When data is precious, because the dataset is small or there are too many missing values, filling is generally used. For categorical values, you can fill “Unknown”; for continuous values, you generally fill the mean.

Feature engineering. This is the skill that separates contestants of different levels. It requires domain knowledge and enough sensitivity to the data. However, because of deep learning this year, feature engineering has shown a trend of being abandoned. Differences between contestants mainly come from parameter tuning. In Titanic, if you understand the West in the early twentieth century well enough, you can do some feature engineering. For example, extract “Title” from names to identify whether someone is nobility, commoner, or staff. If you are familiar enough with ships, you can extract cabin class from cabins and ticket class from ticket numbers.

Assemble the final dataset. After preprocessing, the dataset needs feature selection and assembly into a form suitable for modeling. It is usually a pd.DataFrame, and it also needs to be split into Train, Valid, and Test sets.

Modeling and Model Evaluation

This is also where a lot of work lies. Common machine learning models need to be tried one by one, and each model’s parameters need to be adjusted and tried again. Then the validation set is used for evaluation, and the best model is selected.
Often, you also need to return to data preprocessing, select different features, perform different feature engineering, then come back for modeling and evaluation.

This part is the tedious experimental part, because it requires a lot of attempts and choices. Of course, you can write automation scripts to speed up this work.

Submission

Submission is relatively simple. The main thing is to pay attention to the submission method and format. Competitions usually provide a submission template to help participants understand the required format.

My first submission received a score of 0 because the predicted values had not been converted from floating-point numbers to integers. After fixing that issue, I got a score of 0.77033 and ranked 6242/9939.
This submission counted as one experience of the whole workflow.
I will continue feature engineering and parameter tuning later to obtain a higher score.
The impressive thing is that many people have full scores. I previously heard there might be a bug leaking prediction information into features; I do not know whether that was the reason.

Afterword

According to senior schoolmates looking for jobs this year and information online, competition for algorithm engineer roles is extremely intense this year. A large reason is the high salaries of algorithm roles and the sweet returns last year’s graduates received. Everyone has been switching from development roles to algorithm roles. Many data mining competitions have also become very popular as a result, and Kaggle is the hottest competition platform among them. I also plan to ride the wave for one month and see whether I have the talent and ability to do algorithms.

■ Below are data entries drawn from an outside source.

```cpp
struct rs_gemm_args {
    const uint16_t* A; int lda;
    const uint16_t* W; int ldw;
    void* out; int ldc;
    int M, N, K, flags;
    const float* bias; float alpha;
    const float* residual;
    const int32_t* mask_lens; int mask_rows_per_step; int mask_steps;
    const float* res_ln_stats; const float* res_ln_g; const float* res_ln_b;
    uint16_t* out_bf16; int ld_bf16;
    int conv_C, conv_T1, conv_F1, conv_T2, conv_F2;
};
int rs_launch_gemm(rs_ctx* ctx, const rs_gemm_args& a, hipStream_t s);
int rs_launch_layernorm(rs_ctx* ctx, const float* x, const float* g, const float* b, int M, int d, float eps,
                        uint16_t* out_bf16, float* out_f32, hipStream_t s);
int rs_launch_layernorm2(rs_ctx* ctx, const float* x, const float* g1, const float* b1, const float* g2, const float* b2,
                         int M, int d, float eps, float* out_f32, uint16_t* out_bf16, float* stats, hipStream_t s);
int rs_launch_attention(rs_ctx* ctx, const uint16_t* qkv, const uint16_t* pos, const float* bias_u,
                        const float* bias_v, const int32_t* lens, int B, int T, uint16_t* out, hipStream_t s);
int rs_launch_glu_dwconv(rs_ctx* ctx, const uint16_t* x, int layout, const float* w, const float* b, const int32_t* lens,
                         int B, int T, int d, int k, uint16_t* out, hipStream_t s);
int rs_launch_frontend(rs_ctx* ctx, const float* audio, const int32_t* lens, int B, int audio_stride,
                       int pad_left, int pad_right, int t_max, float* feats, int32_t* n_frames, float* raw,
                       hipStream_t s);
int rs_launch_sub_conv0_dw1(rs_ctx* ctx, const float* feats, const int32_t* lens_stage, int B, int t_max, int T2,
                            int F2, uint16_t* out, hipStream_t s);
int rs_launch_sub_dw(rs_ctx* ctx, const uint16_t* in, const float* w, const float* b, const int32_t* lens_out,
                     int stage, int B, int t_in, int f_in, int t_out, int f_out, uint16_t* out, hipStream_t s);
int rs_launch_gemm_f32(rs_ctx* ctx, const float* A, int lda, const float* W, int ldw, float* out, int ldc, int M, int N, int K,
                       int flags, const float* bias, float alpha, const float* residual, const int32_t* mask_lens,
                       int mask_rows_per_step, int mask_steps, hipStream_t s);
int rs_launch_conv3x3_f32(rs_ctx* ctx, const float* in, int n_img, int H, int Wd, int C, int OH, int OW, int stride, const float* W, int Cout,
                          const float* bn_scale, const float* bn_shift, const float* residual, const float* prelu, float* out, int one_by_one, hipStream_t s);
int rs_launch_gemm_f32_skinny(rs_ctx* ctx, const float* A, int lda, const float* W, int ldw, float* out, int ldc, int M, int N, int K, int flags,
                              const float* bias, const float* residual, hipStream_t s);
int rs_launch_attention_f32(rs_ctx* ctx, const float* qkv, const float* pos, const float* bias_u, const float* bias_v,
                            const int32_t* lens, int B, int T, float* out, hipStream_t s);
int rs_launch_glu_dwconv_f32(rs_ctx* ctx, const float* x, const float* w, const float* b, const int32_t* lens, int B, int T,
                             int d, int k, float* out, hipStream_t s);
int rs_launch_i8_range(rs_ctx* ctx, const float* A, int lda, const int32_t* lens, int group, int n_groups, int K, float* qp, hipStream_t s);
int rs_launch_gemm_i8q(rs_ctx* ctx, const float* A, int lda, int group, const float* qp, const int8_t* W, int ldw, const int32_t* colsum,
                       const float* wq, float* out, int ldc, int M, int N, int K, int flags, const float* bias, const float* residual, hipStream_t s);
size_t rs_encoder_f32_workspace_bytes(const rs_ctx* ctx, int B, int t_max);
int rs_encoder_forward_f32(rs_ctx* ctx, const float* feats, const int32_t* n_frames, int B, int t_max, float* enc_out,
                           float* joint_enc, int32_t* enc_lens, void* workspace, size_t workspace_bytes, hipStream_t s);
int rs_launch_enc_lens(rs_ctx* ctx, const int32_t* n_frames, int B, int32_t* lens_out, hipStream_t s);
int rs_launch_sub2d_conv0(rs_ctx* ctx, const float* feats, const int32_t* lens1, int b0, int Bc, int t_max, int T1, int F1,
                          uint16_t* out, hipStream_t s);
int rs_launch_im2col3x3s2(rs_ctx* ctx, const uint16_t* in, int Bc, int T1, int F1, int T2, int F2, uint16_t* out, hipStream_t s);
int rs_launch_ctc_softmax(rs_ctx* ctx, float* logits, int M, int V, int ld, int blank, float* blank_out, hipStream_t s);
int rs_launch_sub2d_conv0_f32(rs_ctx* ctx, const float* feats, const int32_t* lens1, int b0, int Bc, int t_max, int T1, int F1,
                              float* out, hipStream_t s);
int rs_launch_im2col3x3s2_f32(rs_ctx* ctx, const float* in, int Bc, int T1, int F1, int T2, int F2, float* out, hipStream_t s);
static inline int rs_ctc_pad(int v) { return (v + 3) / 4 * 4; }
int rs_avsr_finalize_impl(rs_ctx* ctx);
int rs_k2_finalize_impl(rs_ctx* ctx);
int rs_k2_unk_id(const rs_ctx* ctx);
size_t rs_k2_workspace_bytes_impl(const rs_ctx* ctx, int B, int t_max);
int rs_k2_enc_frames_impl(const rs_ctx* ctx, int n_feat);
int rs_k2_encoder_forward_impl(rs_ctx* ctx, const float* feats, const int32_t* n_frames, int B, int t_max, float* enc_out, float* joint_enc,
                               int32_t* enc_lens, void* workspace, size_t workspace_bytes, hipStream_t s);
int rs_launch_dwconv_act(rs_ctx* ctx, const uint16_t* x, const float* w, const float* b, const int32_t* lens, int B, int T, int d, int k,
                         int act, uint16_t* out, hipStream_t s);
static inline int rs_conv_len(int n, int sub_kind) { return sub_kind ? (n >= 3 ? (n - 3) / 2 + 1 : 0) : (n > 0 ? (n + 2 - 3) / 2 + 1 : 0); }
```

Before: 46100.

## Stage audio span, window and filterbank in LDS for log-mel frontend

```diff
diff --git a/reazonspeech_amd/csrc/k_frontend.hip b/reazonspeech_amd/csrc/k_frontend.hip
--- a/reazonspeech_amd/csrc/k_frontend.hip
+++ b/reazonspeech_amd/csrc/k_frontend.hip
@@ -1,3 +1,5 @@
+#include <cstdlib>
+
 #include "rs_common.h"
 
 namespace {
@@ -176,6 +178,159 @@
     }
 }
 
+constexpr int FBW_STRIDE = FB_MAXW + 1;
+
+struct StagedLds {
+    int pw, win, fbw, fbi, ys, total;
+    __host__ __device__ StagedLds(int n_mels, int hop) {
+        pw = WAVES * 8 * 68 * 8;
+        win = pw + WAVES * 2 * (NBIN + 3) * 4;
+        fbw = win + NFFT * 4;
+        fbi = fbw + n_mels * FBW_STRIDE * 4;
+        ys = fbi + n_mels * 2 * 4;
+        total = ys + ((WAVES * FRAMES_PER_WAVE - 1) * hop + NFFT) * 4;
+    }
+};
+
+__global__ __launch_bounds__(64 * WAVES) void logmel_staged_kernel(FrontParams p) {
+    extern __shared__ __attribute__((aligned(16))) unsigned char lds[];
+    const StagedLds L(p.n_mels, p.hop);
+    float2(*buf)[8 * 68] = reinterpret_cast<float2(*)[8 * 68]>(lds);
+    float(*pw)[2][NBIN + 3] = reinterpret_cast<float(*)[2][NBIN + 3]>(lds + L.pw);
+    float* win_s = reinterpret_cast<float*>(lds + L.win);
+    float* fbw_s = reinterpret_cast<float*>(lds + L.fbw);
+    int32_t* fbi_s = reinterpret_cast<int32_t*>(lds + L.fbi);
+    float* ys = reinterpret_cast<float*>(lds + L.ys);
+    const int lane = threadIdx.x & 63, wave = threadIdx.x >> 6;
+    const int b = blockIdx.y;
+    const int len = p.lens[b];
+    const int Lp = len + p.pad_left + p.pad_right;
+    const int n_valid = p.kind == 2 ? (Lp + p.hop / 2) / p.hop
+                                    : Lp / p.hop + (p.kind == 1 ? 1 : 0);
+    if (blockIdx.x == 0 && threadIdx.x == 0) p.n_frames[b] = n_valid;
+    const float* a = p.audio + (size_t)b * p.audio_stride;
+    if ((int)blockIdx.x * WAVES * FRAMES_PER_WAVE >= min(n_valid, p.t_max)) return;
+    const int centre_off = (NFFT - p.win_length) / 2;
+    const int f0 = blockIdx.x * WAVES * FRAMES_PER_WAVE;
+    const int i_base = p.kind == 2 ? f0 * p.hop + p.hop / 2 - p.win_length / 2 : f0 * p.hop - NFFT / 2 + centre_off;
+    const int span = (WAVES * FRAMES_PER_WAVE - 1) * p.hop + NFFT;
+    for (int idx = threadIdx.x; idx < span; idx += blockDim.x) {
+        int i = i_base + idx;
+        float y = 0.0f;
+        if (p.kind == 1 && Lp > 1) {
+            i = i < 0 ? -i : i;
+            i = i >= Lp ? 2 * (Lp - 1) - i : i;
+            i = i < 0 ? 0 : i;
+        }
+        if (p.kind == 2 && Lp > 0) {
+            for (int bounce = 0; bounce < 8 && (i < 0 || i >= Lp); ++bounce) i = i < 0 ? -i - 1 : 2 * Lp - 1 - i;
+            i = i < 0 ? 0 : (i >= Lp ? Lp - 1 : i);
+        }
+        if (i >= 0 && i < Lp) {
+            const float x0 = fetch_sample(a, i, p.pad_left, len);
+            if (p.kind == 2) y = x0;
+            else y = i >= 1 ? x0 - p.preemph * fetch_sample(a, i - 1, p.pad_left, len) : x0;
+        }
+        ys[idx] = y;
+    }
+    for (int idx = threadIdx.x; idx < NFFT; idx += blockDim.x) win_s[idx] = idx < p.win_length ? p.window[idx] : 0.0f;
+    for (int idx = threadIdx.x; idx < p.n_mels * FB_MAXW; idx += blockDim.x)
+        fbw_s[(idx / FB_MAXW) * FBW_STRIDE + idx % FB_MAXW] = p.fb_w[idx];
+    for (int idx = threadIdx.x; idx < 2 * p.n_mels; idx += blockDim.x) fbi_s[idx] = p.fb_idx[idx];
+    const int k1 = lane & 7, hi = lane >> 3;
+    float2 tw1[8], tw2[8];
+    {
+        const float2* twg = reinterpret_cast<const float2*>(p.twiddle);
+        auto w512 = [&](int j) -> float2 {
+            const float2 w = twg[j & 255];
+            return (j & 256) ? make_float2(-w.x, -w.y) : w;
+        };
+#pragma unroll
+        for (int q = 1; q < 8; ++q) { tw1[q] = w512(lane * q); tw2[q] = w512(8 * hi * q); }
+    }
+    __syncthreads();
+    const int frame_base = (blockIdx.x * WAVES + wave) * FRAMES_PER_WAVE;
+    auto wave_sync = [&]() {
+        __builtin_amdgcn_fence(__ATOMIC_ACQ_REL, "wavefront");
+        __builtin_amdgcn_wave_barrier();
+    };
+    auto sample = [&](int t, int n) -> float {
+        if (t >= n_valid || t >= p.t_max) return 0.0f;
+        return ys[(t - f0) * p.hop + n] * win_s[n];
+    };
+    auto frame_mean = [&](int t) -> float {
+        if (t >= n_valid || t >= p.t_max) return 0.0f;
+        float sm = 0.0f;
+        for (int n = lane; n < p.win_length; n += 64) sm += ys[(t - f0) * p.hop + n];
+        return wave_sum(sm) / (float)p.win_length;
+    };
+    auto sample_kaldi = [&](int t, int n, float mean) -> float {
+        if (t >= n_valid || t >= p.t_max || n >= p.win_length) return 0.0f;
+        const float* fr = ys + (t - f0) * p.hop;
+        const float cur = fr[n] - mean, prev = fr[n > 0 ? n - 1 : 0] - mean;
+        return (cur - p.preemph * prev) * win_s[n];
+    };
+
+    for (int fi = 0; fi < FRAMES_PER_WAVE; fi += 2) {
+        const int t = frame_base + fi;
+        if (t >= n_valid || t >= p.t_max) break;
+        float2* z = buf[wave];
+        float2 v[8];
+        if (p.kind == 2) {
+            const float m0 = frame_mean(t), m1 = frame_mean(t + 1);
+#pragma unroll
+            for (int k = 0; k < 8; ++k) v[k] = make_float2(sample_kaldi(t, lane + 64 * k, m0), sample_kaldi(t + 1, lane + 64 * k, m1));
+        } else {
+#pragma unroll
+            for (int k = 0; k < 8; ++k) v[k] = make_float2(sample(t, lane + 64 * k), sample(t + 1, lane + 64 * k));
+        }
+        dft8(v);
+#pragma unroll
+        for (int q = 0; q < 8; ++q) z[q * 68 + lane] = q ? cmul(v[q], tw1[q]) : v[q];
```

On Kaggle, the first people I followed were Brother Huan, mgchbot, and my senior schoolmate, sparkingarthur. Looking at their profiles, they really are impressive people. Brother Huan in particular is worthy of being a double KDD Cup champion. My senior schoolmate is also strong, though he is usually very modest in front of me, perhaps because someone like Brother Huan is always around. Their Kaggle rankings are 100 and 1000 respectively, among more than 80,000 users at the time. Since I have not finished any competition yet, my ranking is Unranked. Learn from excellent people, especially with the temptation of a 400k+ hukou value.